Consider a drawing (in $\mathbb{R}^2$) of a planar graph. (The drawing is given, contrarily to the common setup in graph theory where we are seeking to build a drawing with specific properties.)

For two vertices $u$ and $v$ of the graph let us call the edge distance between $u$ and $v$ the length of the shortest path only following edges connecting $u$ and $v$. In other words, it is the shortest path in the graph weighted by the edge lengths.

I am interested in any general results/references that could apply to this (seemingly, natural?) notion. More specifically, I am interested in results applicable to triangulations and convex drawings.

To narrow the scope of the question, let me showcase it by an example of a specific problem:

Consider a triangulated square with side $1$ in $\mathbb{R}^2$. The triangulation is geometric, i.e. it is drawn in $\mathbb{R}^2$, with straight edges and without self-intersections. It can have extra vertices in the interior of the square, but, for simplicity, let it not have extra vertices on the sides (in other words, the original square sides are edges of the triangulation).
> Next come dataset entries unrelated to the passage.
diff --git a/csrc/torso_deal.h b/csrc/torso_deal.h
--- /dev/null
+++ b/csrc/torso_deal.h
@@ -0,0 +1,74 @@
+#pragma once
+#include <stdint.h>
+
+#define TORSO_DEAL_JOBS 4
+#define TORSO_DEAL_TRIES 64
+
+#if defined(__HIPCC__) || defined(__CUDACC__)
+#define TORSO_DEAL_HD __host__ __device__
+#else
+#define TORSO_DEAL_HD
+#endif
+
+TORSO_DEAL_HD inline int torso_deal(const int (&n)[TORSO_DEAL_JOBS], int grid,
+                                    int (&wcount)[TORSO_DEAL_JOBS]) {
+  int64_t total = 0;
+  int live = 0;
+#pragma unroll
+  for (int i = 0; i < TORSO_DEAL_JOBS; ++i) {
+    wcount[i] = 0;
+    if (n[i] > 0) {
+      total += n[i];
+      ++live;
+    }
+  }
+  if (live == 0) return 0;
+  if (grid < live) return -3;
+  const int64_t m0 = (total + grid - 1) / grid;
+  if (m0 < INT32_MAX - TORSO_DEAL_TRIES) {
+    int m = (int)m0;
+    for (int t = 0; t < TORSO_DEAL_TRIES; ++t, ++m) {
+      int used = 0;
+#pragma unroll
+      for (int i = 0; i < TORSO_DEAL_JOBS; ++i)
+        if (n[i] > 0) used += (n[i] - 1) / m + 1;
+      if (used > grid) continue;
+#pragma unroll
+      for (int i = 0; i < TORSO_DEAL_JOBS; ++i)
+        if (n[i] > 0) wcount[i] = (n[i] - 1) / m + 1;
+      for (int left = grid - used, t2 = 0; left > 0 && t2 < TORSO_DEAL_TRIES; --left, ++t2) {
+        int best = -1, bn = 0, bc = 1;
+#pragma unroll
+        for (int i = 0; i < TORSO_DEAL_JOBS; ++i)
+          if (n[i] > wcount[i] && (best < 0 || (int64_t)n[i] * bc > (int64_t)bn * wcount[i])) {
+            best = i;
+            bn = n[i];
+            bc = wcount[i];
+          }
+        if (best < 0) break;
+#pragma unroll
+        for (int i = 0; i < TORSO_DEAL_JOBS; ++i)
+          if (i == best) ++wcount[i];
+      }
+      return m;
+    }
+  }
+  int wb = 0, left = live, worst = 0;
+  int64_t seen = 0;
+#pragma unroll
+  for (int i = 0; i < TORSO_DEAL_JOBS; ++i) {
+    if (n[i] <= 0) continue;
+    --left;
+    seen += n[i];
+    int end = (int)((seen * grid + total - 1) / total);
+    if (end > grid - left) end = grid - left;
+    int cnt = end - wb;
+    if (cnt < 1) cnt = 1;
+    if (cnt > n[i]) cnt = n[i];
+    wcount[i] = cnt;
+    wb += cnt;
+    const int per = (n[i] - 1) / cnt + 1;
+    if (per > worst) worst = per;
+  }
+  return worst;
+}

Is it true that, for any vertex of the triangulation, it is at an edge distance of less than $1$ from at least one of the square vertices?

Thank you!

  • 1
    $\begingroup$ Just to aid you in searching for results: What you call a drawing of the graph is usually called an embedding of the graph in the plane. A graph with edge lengths is generally called a metric graph. Another closely related topic is quantum graph which are metric graphs plus specified boundary conditions on the vertices for a Laplace type of operator on the graph. $\endgroup$
    – quarague
    Commented May 21 at 5:56
  • $\begingroup$ @quarague Thank you! Knowing the correct lingo for an area helps tremendously. $\endgroup$ Commented May 21 at 14:16

2 Answers 2


Here are triangulations of a side $1$ square with vertices at a arbitrarily high distance of all the four vertices of the square. The sides of the side $1$ square are not edges but it is easy to see that that can be avoided.

Let $k\in\mathbb{N}$; we consider a $4k$-gon $K_0$ inscribed in the square; we can construct a sequence $(K_n)_n$ of $4k$-gons such that the vertices of $K_n$ are the midpoints of consecutive vertices of $K_{n-1}$. In the picture below we show a few of the $16$-gons $K_n$ in the case $k=4$.

enter image description here

Our graph $G$ will consist on the square, the polygons $K_n$ for $n=1,\dots,N$ (where $N$ is big) and some triangulations of $K_N$ and the regions between the square and $K_0$.

Note that the radius of $K_{n+1}$ is the radius of $K_n$ times $\cos\left(\frac{\pi}{4k}\right)$. Thus, the side of $K_n$ is $l_k\cdot\cos\left(\frac{\pi}{4k}\right)^n$, where $l_k>\frac{1}{4k}$ is the side of $K_0$.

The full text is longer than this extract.